_Extracted information_:
=-=-=-=-=

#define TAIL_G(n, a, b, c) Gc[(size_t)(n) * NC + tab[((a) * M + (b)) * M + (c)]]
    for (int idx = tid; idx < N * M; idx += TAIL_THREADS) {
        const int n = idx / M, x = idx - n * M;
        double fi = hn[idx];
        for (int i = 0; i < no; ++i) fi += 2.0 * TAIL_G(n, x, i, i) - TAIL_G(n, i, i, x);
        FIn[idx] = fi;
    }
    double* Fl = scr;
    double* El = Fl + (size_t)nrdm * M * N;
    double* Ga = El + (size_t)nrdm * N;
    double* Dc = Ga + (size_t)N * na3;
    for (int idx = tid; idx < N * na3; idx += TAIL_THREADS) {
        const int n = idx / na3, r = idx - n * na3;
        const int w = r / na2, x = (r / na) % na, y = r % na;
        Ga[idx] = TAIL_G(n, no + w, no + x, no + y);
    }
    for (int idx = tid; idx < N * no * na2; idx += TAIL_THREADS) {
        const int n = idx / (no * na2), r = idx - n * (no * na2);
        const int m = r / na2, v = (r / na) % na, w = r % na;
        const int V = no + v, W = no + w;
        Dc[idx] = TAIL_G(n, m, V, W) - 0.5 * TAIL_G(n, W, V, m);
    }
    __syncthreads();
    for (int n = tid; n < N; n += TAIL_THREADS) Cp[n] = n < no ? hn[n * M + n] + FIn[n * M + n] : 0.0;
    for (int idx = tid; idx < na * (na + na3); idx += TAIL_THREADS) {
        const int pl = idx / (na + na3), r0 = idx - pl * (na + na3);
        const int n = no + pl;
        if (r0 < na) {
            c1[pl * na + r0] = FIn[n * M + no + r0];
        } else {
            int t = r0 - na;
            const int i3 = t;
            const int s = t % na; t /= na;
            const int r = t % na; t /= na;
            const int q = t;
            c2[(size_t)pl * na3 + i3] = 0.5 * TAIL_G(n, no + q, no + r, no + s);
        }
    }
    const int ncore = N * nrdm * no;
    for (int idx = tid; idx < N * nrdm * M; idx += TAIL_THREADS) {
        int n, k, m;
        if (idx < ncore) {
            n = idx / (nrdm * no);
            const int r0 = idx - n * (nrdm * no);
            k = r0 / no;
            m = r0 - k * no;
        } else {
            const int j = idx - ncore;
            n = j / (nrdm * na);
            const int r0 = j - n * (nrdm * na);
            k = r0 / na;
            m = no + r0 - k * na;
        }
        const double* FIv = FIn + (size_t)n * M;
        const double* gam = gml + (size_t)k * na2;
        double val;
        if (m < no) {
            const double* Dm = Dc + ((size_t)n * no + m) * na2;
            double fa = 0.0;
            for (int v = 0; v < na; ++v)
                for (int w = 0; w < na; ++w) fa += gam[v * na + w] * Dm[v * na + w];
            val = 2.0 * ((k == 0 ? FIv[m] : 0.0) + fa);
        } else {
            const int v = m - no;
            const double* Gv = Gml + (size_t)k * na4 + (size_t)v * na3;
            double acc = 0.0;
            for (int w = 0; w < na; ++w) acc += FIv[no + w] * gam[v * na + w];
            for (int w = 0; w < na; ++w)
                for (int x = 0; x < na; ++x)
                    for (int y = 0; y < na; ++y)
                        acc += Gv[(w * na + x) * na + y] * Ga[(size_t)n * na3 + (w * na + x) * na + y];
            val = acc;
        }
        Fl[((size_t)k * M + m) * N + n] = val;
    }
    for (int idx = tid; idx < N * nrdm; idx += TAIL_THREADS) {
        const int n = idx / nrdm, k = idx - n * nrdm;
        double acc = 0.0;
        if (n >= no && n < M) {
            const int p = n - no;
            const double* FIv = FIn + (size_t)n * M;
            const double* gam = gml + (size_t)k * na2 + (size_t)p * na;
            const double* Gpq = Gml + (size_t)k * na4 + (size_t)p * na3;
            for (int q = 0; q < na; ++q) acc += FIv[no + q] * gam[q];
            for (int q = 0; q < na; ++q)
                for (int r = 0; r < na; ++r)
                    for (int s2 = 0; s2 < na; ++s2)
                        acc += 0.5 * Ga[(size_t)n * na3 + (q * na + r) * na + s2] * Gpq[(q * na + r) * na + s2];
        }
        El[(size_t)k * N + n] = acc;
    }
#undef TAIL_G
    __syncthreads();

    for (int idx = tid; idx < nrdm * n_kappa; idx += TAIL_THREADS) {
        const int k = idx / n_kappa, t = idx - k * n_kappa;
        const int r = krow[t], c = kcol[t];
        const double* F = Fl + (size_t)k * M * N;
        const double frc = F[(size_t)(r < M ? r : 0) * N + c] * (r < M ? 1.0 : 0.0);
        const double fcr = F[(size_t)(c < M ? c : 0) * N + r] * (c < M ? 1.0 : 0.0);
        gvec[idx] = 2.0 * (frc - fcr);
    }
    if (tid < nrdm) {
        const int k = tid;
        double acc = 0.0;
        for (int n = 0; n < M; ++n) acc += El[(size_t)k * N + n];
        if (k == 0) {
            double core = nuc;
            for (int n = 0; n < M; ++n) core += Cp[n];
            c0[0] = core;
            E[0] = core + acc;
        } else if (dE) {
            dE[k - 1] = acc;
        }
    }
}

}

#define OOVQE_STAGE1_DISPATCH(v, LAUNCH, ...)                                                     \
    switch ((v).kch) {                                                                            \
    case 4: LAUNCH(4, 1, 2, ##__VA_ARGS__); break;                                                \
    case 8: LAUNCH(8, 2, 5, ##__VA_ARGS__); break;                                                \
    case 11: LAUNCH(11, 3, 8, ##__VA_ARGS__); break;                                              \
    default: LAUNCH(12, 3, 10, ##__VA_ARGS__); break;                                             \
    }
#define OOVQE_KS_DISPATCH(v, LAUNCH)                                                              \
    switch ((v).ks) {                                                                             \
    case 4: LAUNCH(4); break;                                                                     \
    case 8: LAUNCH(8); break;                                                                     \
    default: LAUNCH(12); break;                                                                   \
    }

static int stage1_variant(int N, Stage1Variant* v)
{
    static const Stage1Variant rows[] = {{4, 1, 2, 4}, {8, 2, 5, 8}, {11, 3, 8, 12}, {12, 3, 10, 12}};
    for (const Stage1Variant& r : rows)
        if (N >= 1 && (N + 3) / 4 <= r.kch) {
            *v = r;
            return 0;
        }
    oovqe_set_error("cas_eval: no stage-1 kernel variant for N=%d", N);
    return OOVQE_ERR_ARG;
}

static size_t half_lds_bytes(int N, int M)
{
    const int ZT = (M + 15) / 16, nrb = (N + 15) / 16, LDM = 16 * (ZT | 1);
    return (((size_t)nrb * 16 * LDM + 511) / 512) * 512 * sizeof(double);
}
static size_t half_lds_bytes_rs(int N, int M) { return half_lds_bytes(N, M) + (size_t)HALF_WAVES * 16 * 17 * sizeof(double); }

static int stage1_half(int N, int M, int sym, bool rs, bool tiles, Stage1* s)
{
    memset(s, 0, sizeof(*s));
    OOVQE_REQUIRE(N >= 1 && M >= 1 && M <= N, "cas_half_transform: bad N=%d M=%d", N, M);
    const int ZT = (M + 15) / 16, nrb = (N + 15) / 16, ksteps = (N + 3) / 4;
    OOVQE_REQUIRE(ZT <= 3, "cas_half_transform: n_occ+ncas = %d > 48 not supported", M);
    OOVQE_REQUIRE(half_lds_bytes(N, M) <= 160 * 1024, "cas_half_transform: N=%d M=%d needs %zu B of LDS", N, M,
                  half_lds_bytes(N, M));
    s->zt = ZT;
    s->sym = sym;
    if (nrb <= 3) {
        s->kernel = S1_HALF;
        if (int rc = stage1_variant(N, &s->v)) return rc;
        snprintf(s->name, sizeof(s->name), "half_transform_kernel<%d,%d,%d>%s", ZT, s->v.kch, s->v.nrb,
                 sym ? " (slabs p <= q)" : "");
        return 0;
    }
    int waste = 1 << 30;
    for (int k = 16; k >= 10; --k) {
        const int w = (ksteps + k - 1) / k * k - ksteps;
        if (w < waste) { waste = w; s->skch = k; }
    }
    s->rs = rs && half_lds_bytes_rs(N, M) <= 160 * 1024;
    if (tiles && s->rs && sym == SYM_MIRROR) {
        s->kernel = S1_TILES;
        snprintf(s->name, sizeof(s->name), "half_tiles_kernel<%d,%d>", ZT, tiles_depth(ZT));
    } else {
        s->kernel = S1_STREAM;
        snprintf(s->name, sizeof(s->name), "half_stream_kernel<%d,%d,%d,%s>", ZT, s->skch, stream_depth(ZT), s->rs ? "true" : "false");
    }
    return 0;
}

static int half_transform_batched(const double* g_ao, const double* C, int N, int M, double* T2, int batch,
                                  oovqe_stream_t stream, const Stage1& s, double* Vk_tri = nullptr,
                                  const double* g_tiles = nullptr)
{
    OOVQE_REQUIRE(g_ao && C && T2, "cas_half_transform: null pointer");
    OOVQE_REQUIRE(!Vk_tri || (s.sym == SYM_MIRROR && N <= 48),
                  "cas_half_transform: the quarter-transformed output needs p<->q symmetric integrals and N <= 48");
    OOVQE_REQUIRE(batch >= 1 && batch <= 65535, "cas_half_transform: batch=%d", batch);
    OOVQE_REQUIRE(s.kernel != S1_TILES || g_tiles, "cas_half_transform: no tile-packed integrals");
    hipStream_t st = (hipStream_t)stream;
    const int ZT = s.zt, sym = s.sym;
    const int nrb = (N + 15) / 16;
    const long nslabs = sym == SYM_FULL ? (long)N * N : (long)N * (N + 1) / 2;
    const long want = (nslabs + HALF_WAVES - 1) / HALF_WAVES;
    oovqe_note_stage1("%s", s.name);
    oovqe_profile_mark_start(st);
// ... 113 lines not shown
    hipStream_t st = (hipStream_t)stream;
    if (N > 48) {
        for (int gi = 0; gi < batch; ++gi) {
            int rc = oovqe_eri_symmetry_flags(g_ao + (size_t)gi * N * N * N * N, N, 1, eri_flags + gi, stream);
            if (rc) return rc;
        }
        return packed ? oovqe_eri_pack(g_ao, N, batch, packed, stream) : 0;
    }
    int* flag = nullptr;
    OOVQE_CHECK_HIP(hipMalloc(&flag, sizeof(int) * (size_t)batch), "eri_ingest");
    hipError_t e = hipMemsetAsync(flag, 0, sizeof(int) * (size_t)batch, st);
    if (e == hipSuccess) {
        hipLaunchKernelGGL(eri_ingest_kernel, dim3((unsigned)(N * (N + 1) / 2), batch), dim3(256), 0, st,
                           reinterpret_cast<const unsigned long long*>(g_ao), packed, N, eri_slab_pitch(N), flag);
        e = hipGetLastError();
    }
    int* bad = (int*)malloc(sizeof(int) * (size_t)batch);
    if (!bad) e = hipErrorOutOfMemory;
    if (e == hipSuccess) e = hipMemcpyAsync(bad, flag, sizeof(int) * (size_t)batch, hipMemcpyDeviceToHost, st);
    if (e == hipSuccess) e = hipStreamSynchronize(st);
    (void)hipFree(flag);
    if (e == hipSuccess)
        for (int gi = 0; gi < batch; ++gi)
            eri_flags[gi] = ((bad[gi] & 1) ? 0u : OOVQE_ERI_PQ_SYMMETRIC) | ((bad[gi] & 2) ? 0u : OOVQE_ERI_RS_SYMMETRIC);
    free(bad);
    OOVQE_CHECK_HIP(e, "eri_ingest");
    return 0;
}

=-=-=-=-=

_Directions_: Please give again the lines above between the line holding "const int m" and the line holding "for (int x = 0; x < na; ++x)", inclusive, exactly as they are and with nothing added.

_Task answer_:
        const int m = r / na2, v = (r / na) % na, w = r % na;
        const int V = no + v, W = no + w;
        Dc[idx] = TAIL_G(n, m, V, W) - 0.5 * TAIL_G(n, W, V, m);
    }
    __syncthreads();
    for (int n = tid; n < N; n += TAIL_THREADS) Cp[n] = n < no ? hn[n * M + n] + FIn[n * M + n] : 0.0;
    for (int idx = tid; idx < na * (na + na3); idx += TAIL_THREADS) {
        const int pl = idx / (na + na3), r0 = idx - pl * (na + na3);
        const int n = no + pl;
        if (r0 < na) {
            c1[pl * na + r0] = FIn[n * M + no + r0];
        } else {
            int t = r0 - na;
            const int i3 = t;
            const int s = t % na; t /= na;
            const int r = t % na; t /= na;
            const int q = t;
            c2[(size_t)pl * na3 + i3] = 0.5 * TAIL_G(n, no + q, no + r, no + s);
        }
    }
    const int ncore = N * nrdm * no;
    for (int idx = tid; idx < N * nrdm * M; idx += TAIL_THREADS) {
        int n, k, m;
        if (idx < ncore) {
            n = idx / (nrdm * no);
            const int r0 = idx - n * (nrdm * no);
            k = r0 / no;
            m = r0 - k * no;
        } else {
            const int j = idx - ncore;
            n = j / (nrdm * na);
            const int r0 = j - n * (nrdm * na);
            k = r0 / na;
            m = no + r0 - k * na;
        }
        const double* FIv = FIn + (size_t)n * M;
        const double* gam = gml + (size_t)k * na2;
        double val;
        if (m < no) {
            const double* Dm = Dc + ((size_t)n * no + m) * na2;
            double fa = 0.0;
            for (int v = 0; v < na; ++v)
                for (int w = 0; w < na; ++w) fa += gam[v * na + w] * Dm[v * na + w];
            val = 2.0 * ((k == 0 ? FIv[m] : 0.0) + fa);
        } else {
            const int v = m - no;
            const double* Gv = Gml + (size_t)k * na4 + (size_t)v * na3;
            double acc = 0.0;
            for (int w = 0; w < na; ++w) acc += FIv[no + w] * gam[v * na + w];
            for (int w = 0; w < na; ++w)
                for (int x = 0; x < na; ++x)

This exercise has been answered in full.